- _WHAT YOU WILL DO_
Up to and including the line with "static_assert(T::WX * T::WY", copy the records below exactly from their first line.

------ PROVIDED MATERIAL

template <class T, int AX, int NC, class G>
__device__ __forceinline__ void retire_plane(const TraceArgs &a, double *tile, const Origin &o, int coord, int lane,
                                             G edep, int sXh, int sYh, WaveCounters &wc, int coff, long gstride)
{
    constexpr int WO = AX == 0 ? T::WY : T::WX;
    constexpr int IT = (WO * T::WZ + kWave - 1) / kWave;
    const int fixed = coord & (AX == 0 ? T::XM : T::YM);
#pragma unroll
    for (int e = 0; e < IT; ++e) {
        const int idx = e * kWave + lane;
        const bool in_plane = !(WO * T::WZ < kWave) || idx < WO * T::WZ;
        const int r0 = idx / T::WZ, r1 = idx & T::ZM;
        int slot, node, slot_d;
        const int k = abs_in<T::ZM>(o.z, r1);
        if (AX == 0) {
            slot = fixed * T::XS + r0 * T::YS + T::zr(fixed, r0, r1);
            slot_d = T::slot_d(fixed, r0, r1);
            node = coord * sXh + __mul24(abs_in<T::YM>(o.y, r0), sYh) + k;
        } else {
            slot = r0 * T::XS + fixed * T::YS + T::zr(r0, fixed, r1);
            slot_d = T::slot_d(r0, fixed, r1);
            node = __mul24(abs_in<T::XM>(o.x, r0), sXh) + coord * sYh + k;
        }
        const bool ok = in_plane && CBET_AUDIT(a, (unsigned)slot < (unsigned)T::N);
        const double v = ok ? tile[slot] : 0.0;
        if (NC > 1) {
#pragma unroll
            for (int q = 1; q < NC; ++q) {
                const int sq = coff + (q - 1) * T::DT + slot_d;
                write_back_far(a, tile, sq, edep, q * gstride + node, ok ? tile[sq] : 0.0, wc);
            }
        }
        write_back(a, tile, slot, edep, node, v, wc);
    }
}

template <class T, int NC, class G>
__device__ __forceinline__ void retire_zplane(const TraceArgs &a, double *tile, const Origin &o, int coord, int lane,
                                              G edep, int sXh, int sYh, WaveCounters &wc, int coff, long gstride)
{
    static_assert(T::WX * T::WY <= kWave, "one z-plane entry per lane");
    const int r0 = lane / T::WY, r1 = lane & T::YM, fixed = coord & T::ZM;
    const int slot = r0 * T::XS + r1 * T::YS + T::zr(r0, r1, fixed);
    const int node = __mul24(abs_in<T::XM>(o.x, r0), sXh) + __mul24(abs_in<T::YM>(o.y, r1), sYh) + coord;
    const bool ok = (!(T::WX * T::WY < kWave) || lane < T::WX * T::WY) && CBET_AUDIT(a, (unsigned)slot < (unsigned)T::N);
    const double v = ok ? tile[slot] : 0.0;
    if (NC > 1) {
        const int slot_d = T::slot_d(r0, r1, fixed);
#pragma unroll
        for (int q = 1; q < NC; ++q) {
            const int sq = coff + (q - 1) * T::DT + slot_d;
            write_back_far(a, tile, sq, edep, q * gstride + node, ok ? tile[sq] : 0.0, wc);
        }
    }
    write_back(a, tile, slot, edep, node, v, wc);
}

template <class T, class G>
__device__ __forceinline__ void retire_zbrick(const TraceArgs &a, double *tile, const Origin &o, int zb, int lane,
                                              G edep, int sXh, int sYh, WaveCounters &wc)
{
    static_assert(T::WY == 8 && T::WZ == 16, "a brick is 8 rows of 8 planes per tile x index");
    const int ty = lane >> 3, kz = lane & 7;
    const int tz = (zb + kz) & T::ZM;
    const int base_node = __mul24(abs_in<T::YM>(o.y, ty), sYh) + zb + kz;
    constexpr int ROUND = 4;
#pragma unroll
    for (int t0 = 0; t0 < T::WX; t0 += ROUND) {
        double v[ROUND];
        int slot[ROUND];
#pragma unroll
        for (int q = 0; q < ROUND; ++q) {
            slot[q] = (t0 + q) * T::XS + ty * T::YS + T::zr(t0 + q, ty, tz);
            v[q] = CBET_AUDIT(a, (unsigned)slot[q] < (unsigned)T::N) ? tile[slot[q]] : 0.0;
        }
#pragma unroll
        for (int q = 0; q < ROUND; ++q) write_back(a, tile, slot[q], edep, abs_in<T::XM>(o.x, t0 + q) * sXh + base_node, v[q], wc);
    }
}

template <class T, int NC, class G>
__device__ __forceinline__ void flush_box(const TraceArgs &a, double *tile, const Origin &o, int lane, G edep,
                                          int sXh, int sYh, WaveCounters &wc, int coff, long gstride)
{
    for (int t = 0; t < T::WX; ++t)
        retire_plane<T, 0, NC>(a, tile, o, o.x + t, lane, edep, sXh, sYh, wc, coff, gstride);
}

__device__ __forceinline__ int follow_plane_axis(int r, unsigned long long mm, int S)
{
    const unsigned long long edge = __builtin_amdgcn_ballot_w64((unsigned)(r - 1) >= (unsigned)(S - 1)) & mm;
    if (CBET_USUAL(edge == 0ull)) return 0;
    const unsigned long long hi = __builtin_amdgcn_ballot_w64(r >= S) & edge;
    const bool at_hi = hi != 0ull, at_lo = hi != edge;
    if (at_hi == at_lo) return 0;
    if (at_hi) {
        if ((__builtin_amdgcn_ballot_w64(r <= 1) & mm) != 0ull) return (__builtin_amdgcn_ballot_w64(r > S) & mm) != 0ull ? 1 : 0;
        return (S >= 6 && (__builtin_amdgcn_ballot_w64(r <= 2) & mm) == 0ull) ? 2 : 1;
    }
    if ((__builtin_amdgcn_ballot_w64(r >= S - 1) & mm) != 0ull) return (__builtin_amdgcn_ballot_w64(r < 0) & mm) != 0ull ? -1 : 0;
    return (S >= 6 && (__builtin_amdgcn_ballot_w64(r >= S - 2) & mm) == 0ull) ? -2 : -1;
}

__device__ __forceinline__ int follow_brick_axis(int r, unsigned long long mm)
{
    if ((__builtin_amdgcn_ballot_w64((unsigned)r > 14u) & mm) == 0ull) return 0;
    const bool below = (__builtin_amdgcn_ballot_w64(r < 0) & mm) != 0ull, above = (__builtin_amdgcn_ballot_w64(r > 14) & mm) != 0ull;
    const bool needs_lo = (__builtin_amdgcn_ballot_w64(r <= 7) & mm) != 0ull, needs_hi = (__builtin_amdgcn_ballot_w64(r >= 7) & mm) != 0ull;
    return (below && !needs_hi) ? -1 : ((above && !needs_lo) ? 1 : 0);
}

template <class T, int NC, class G>
__device__ __forceinline__ bool follow_box(const TraceArgs &a, double *tile, Origin &o, unsigned long long mm, int lx,
                                           int ly, int lz, int lane, G edep, int sXh, int sYh, WaveCounters &wc,
                                           int coff, long gstride)
{
    auto leave = [&](auto axis, int d, int lo, int hi) {
        constexpr int AX = decltype(axis)::value;
        const int first = d < 0 ? hi : lo, step = d < 0 ? -1 : 1, n = d < 0 ? -d : d;
        if constexpr (NC == 1) {
            if (n == 2) retire_planes<T, AX, 2>(a, tile, o, first, step, lane, edep, sXh, sYh, wc);
            else retire_planes<T, AX, 1>(a, tile, o, first, step, lane, edep, sXh, sYh, wc);
        } else {
            for (int q = 0; q < n; ++q) retire_plane<T, AX, NC>(a, tile, o, first + q * step, lane, edep, sXh, sYh, wc, coff, gstride);
        }
    };
    const int dx = follow_plane_axis(lx - o.x, mm, T::SX);
    const int dy = follow_plane_axis(ly - o.y, mm, T::SY);
    if (dx != 0) { wc.dg.retire_begin(); leave(std::integral_constant<int, 0>{}, dx, o.x, o.x + T::WX - 1); wc.dg.retire_end(); }
    o.x += dx;
    if (dy != 0) { wc.dg.retire_begin(); leave(std::integral_constant<int, 1>{}, dy, o.y, o.y + T::WY - 1); wc.dg.retire_end(); }
    o.y += dy;
    int dz;
    if constexpr (T::BRICK) {
        dz = 8 * follow_brick_axis(lz - o.z, mm);
        if (dz != 0) { wc.dg.retire_begin(); retire_zbrick<T>(a, tile, o, dz < 0 ? o.z + 8 : o.z, lane, edep, sXh, sYh, wc); wc.dg.retire_end(); }
    } else {
        dz = follow_plane_axis(lz - o.z, mm, T::SZ);
        if (dz != 0)
            retire_zplane<T, NC>(a, tile, o, dz < 0 ? o.z + T::WZ - 1 : o.z, lane, edep, sXh, sYh, wc, coff, gstride);
        for (int q = 1; q < (dz < 0 ? -dz : dz); ++q)
            retire_zplane<T, NC>(a, tile, o, dz < 0 ? o.z + T::WZ - 1 - q : o.z + q, lane, edep, sXh, sYh, wc, coff, gstride);
    }
    o.z += dz;
    const bool moved = (dx | dy | dz) != 0;
    wc.slabs_bsteps += moved ? (1u << 16) : 0u;
    return moved;
}

template <class T>
__device__ __forceinline__ bool holds(const Origin &o, int lx, int ly, int lz)
{
    return (unsigned)(lx - o.x) <= (unsigned)T::SX && (unsigned)(ly - o.y) <= (unsigned)T::SY &&
           (unsigned)(lz - o.z) <= (unsigned)T::SZ;
}

template <class T>
__device__ __forceinline__ int box_near_axes(const Origin &o, int nx, int ny, int nz)
{
    const int lo = kRelocateDeep + 1;
    const unsigned tx = (unsigned)((o.x - lo) | (nx - 3 - T::SX - o.x)), ty = (unsigned)((o.y - lo) | (ny - 3 - T::SY - o.y)),
                   tz = (unsigned)((o.z - lo) | (nz - 3 - T::SZ - o.z));
    return (int)((tx >> 31) | ((ty >> 31) << 1) | ((tz >> 31) << 2));
}

typedef double dbl2 __attribute__((ext_vector_type(2)));

template <bool WIDE>
__device__ __forceinline__ void record_issue(const StepRecord *base, unsigned cell, dbl2 &kxy, dbl2 &kzk)
{
    if constexpr (WIDE) {
        const char *p = reinterpret_cast<const char *>(base) + ((unsigned long long)cell << 5);
        asm volatile("global_load_dwordx4 %0, %2, off\n\tglobal_load_dwordx4 %1, %2, off offset:16\n\t; CBET_RECORD_ISSUE %0 %1"
                     : "=&v"(kxy), "=&v"(kzk)
                     : "v"(p)
                     : "memory");
    } else {
        const unsigned off = cell << 5;
        asm volatile("s_nop 4\n\tglobal_load_dwordx4 %0, %2, %3\n\tglobal_load_dwordx4 %1, %2, %3 offset:16\n\t; CBET_RECORD_ISSUE %0 %1"
                     : "=&v"(kxy), "=&v"(kzk)
                     : "v"(off), "s"(base)
                     : "memory");
    }
}

__device__ __forceinline__ void record_wait(dbl2 &kxy, dbl2 &kzk, int pend)
{
    asm volatile("; CBET_RECORD_WAIT %0 %1\n\t"
                 "s_cmp_eq_u32 %2, 0\n\t"
                 "s_cbranch_scc1 .Lrw_0_%=\n\t"
                 "s_cmp_ge_u32 %2, 8\n\t"
                 "s_cbranch_scc1 .Lrw_8_%=\n\t"
                 "s_cmp_ge_u32 %2, 4\n\t"
                 "s_cbranch_scc1 .Lrw_4_%=\n\t"
                 "s_cmp_ge_u32 %2, 2\n\t"
                 "s_cbranch_scc1 .Lrw_2_%=\n\t"
                 "s_waitcnt vmcnt(1)\n\t"
                 "s_branch .Lrw_end_%=\n"
                 ".Lrw_2_%=:\n\t"
                 "s_waitcnt vmcnt(2)\n\t"
                 "s_branch .Lrw_end_%=\n"
                 ".Lrw_4_%=:\n\t"
                 "s_waitcnt vmcnt(4)\n\t"
                 "s_branch .Lrw_end_%=\n"
                 ".Lrw_8_%=:\n\t"
                 "s_waitcnt vmcnt(8)\n\t"
                 "s_branch .Lrw_end_%=\n"
                 ".Lrw_0_%=:\n\t"
                 "s_waitcnt vmcnt(0)\n"
                 ".Lrw_end_%=:"
                 : "+v"(kxy), "+v"(kzk)
                 : "s"(pend)
                 : "memory", "scc");
}

__device__ __forceinline__ void record_wait_all(dbl2 &kxy, dbl2 &kzk)
{
    asm volatile("; CBET_RECORD_WAIT %0 %1\n\ts_waitcnt vmcnt(0)" : "+v"(kxy), "+v"(kzk) : : "memory");
}

__device__ __forceinline__ void exit_planes_load(dbl2 &bx, dbl2 &by, dbl2 &bz)
{
    const void *args = (const void *)__builtin_amdgcn_kernarg_segment_ptr();
    asm volatile("s_load_dwordx4 %0, %3, %4\n\ts_load_dwordx4 %1, %3, %5\n\ts_load_dwordx4 %2, %3, %6\n\ts_waitcnt lgkmcnt(0)"
                 : "=&s"(bx), "=&s"(by), "=&s"(bz)
                 : "s"(args), "i"(offsetof(TraceArgs, exit_planes)), "i"(offsetof(TraceArgs, exit_planes) + 16),
                   "i"(offsetof(TraceArgs, exit_planes) + 32));
}

__device__ __forceinline__ int add3(int a, int b, int c)
{
    int r;
    asm("v_add3_u32 %0, %1, %2, %3" : "=v"(r) : "v"(a), "v"(b), "v"(c));
    return r;
}

__device__ __forceinline__ int xad1(int f, int c)
{
    int r;
    asm("v_xad_u32 %0, %1, 1, %2" : "=v"(r) : "v"(f), "v"(c));
    return r;
}

__device__ __forceinline__ double max_abs3(double a, double b, double c)
{
    double r;
    asm("v_max_f64 %0, |%1|, |%2|" : "=v"(r) : "v"(a), "v"(b));
    asm("v_max_f64 %0, %1, |%2|" : "=v"(r) : "v"(r), "v"(c));
    return r;
}

__device__ __forceinline__ void commit(int &var, int value)
{
    asm volatile("s_mov_b32 %0, %1" : "+s"(var) : "s"(__builtin_amdgcn_readfirstlane(value)));
}
__device__ __forceinline__ void commit(unsigned long long &var, unsigned long long value)
{
    asm volatile("s_mov_b64 %0, %1" : "+s"(var) : "s"(value));
}
__device__ __forceinline__ void commit_v(int &var, int value) { asm volatile("v_mov_b32 %0, %1" : "+v"(var) : "v"(value)); }

__device__ __forceinline__ void cell_step(int &c, unsigned long long up, unsigned long long dn)
{
    asm("s_nop 1\n\tv_addc_co_u32_e64 %0, vcc, 0, %0, %1\n\tv_subbrev_co_u32_e64 %0, vcc, 0, %0, %2" : "+v"(c) : "s"(up), "s"(dn) : "vcc");
}
__device__ __forceinline__ void cell_step3(int &ci, int &cj, int &ck, unsigned long long upx, unsigned long long dnx,
                                           unsigned long long upy, unsigned long long dny, unsigned long long upz,
                                           unsigned long long dnz)
{
    asm("s_nop 1\n\t"
        "v_addc_co_u32_e64 %0, vcc, 0, %0, %3\n\tv_addc_co_u32_e64 %1, vcc, 0, %1, %5\n\tv_addc_co_u32_e64 %2, vcc, 0, %2, %7\n\t"
        "v_subbrev_co_u32_e64 %0, vcc, 0, %0, %4\n\tv_subbrev_co_u32_e64 %1, vcc, 0, %1, %6\n\tv_subbrev_co_u32_e64 %2, vcc, 0, %2, %8"
        : "+v"(ci), "+v"(cj), "+v"(ck)
        : "s"(upx), "s"(dnx), "s"(upy), "s"(dny), "s"(upz), "s"(dnz)
        : "vcc");
}

__device__ __forceinline__ int mad24(int a, int b, int c)
{
    int r;
    asm("s_nop 1\n\tv_mad_i32_i24 %0, %1, %2, %3" : "=v"(r) : "v"(a), "s"(b), "v"(c));
    return r;
}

------------

- _EXERCISE OUTPUT_
template <class T, int AX, int NC, class G>
__device__ __forceinline__ void retire_plane(const TraceArgs &a, double *tile, const Origin &o, int coord, int lane,
                                             G edep, int sXh, int sYh, WaveCounters &wc, int coff, long gstride)
{
    constexpr int WO = AX == 0 ? T::WY : T::WX;
    constexpr int IT = (WO * T::WZ + kWave - 1) / kWave;
    const int fixed = coord & (AX == 0 ? T::XM : T::YM);
#pragma unroll
    for (int e = 0; e < IT; ++e) {
        const int idx = e * kWave + lane;
        const bool in_plane = !(WO * T::WZ < kWave) || idx < WO * T::WZ;
        const int r0 = idx / T::WZ, r1 = idx & T::ZM;
        int slot, node, slot_d;
        const int k = abs_in<T::ZM>(o.z, r1);
        if (AX == 0) {
            slot = fixed * T::XS + r0 * T::YS + T::zr(fixed, r0, r1);
            slot_d = T::slot_d(fixed, r0, r1);
            node = coord * sXh + __mul24(abs_in<T::YM>(o.y, r0), sYh) + k;
        } else {
            slot = r0 * T::XS + fixed * T::YS + T::zr(r0, fixed, r1);
            slot_d = T::slot_d(r0, fixed, r1);
            node = __mul24(abs_in<T::XM>(o.x, r0), sXh) + coord * sYh + k;
        }
        const bool ok = in_plane && CBET_AUDIT(a, (unsigned)slot < (unsigned)T::N);
        const double v = ok ? tile[slot] : 0.0;
        if (NC > 1) {
#pragma unroll
            for (int q = 1; q < NC; ++q) {
                const int sq = coff + (q - 1) * T::DT + slot_d;
                write_back_far(a, tile, sq, edep, q * gstride + node, ok ? tile[sq] : 0.0, wc);
            }
        }
        write_back(a, tile, slot, edep, node, v, wc);
    }
}

template <class T, int NC, class G>
__device__ __forceinline__ void retire_zplane(const TraceArgs &a, double *tile, const Origin &o, int coord, int lane,
                                              G edep, int sXh, int sYh, WaveCounters &wc, int coff, long gstride)
{
    static_assert(T::WX * T::WY <= kWave, "one z-plane entry per lane");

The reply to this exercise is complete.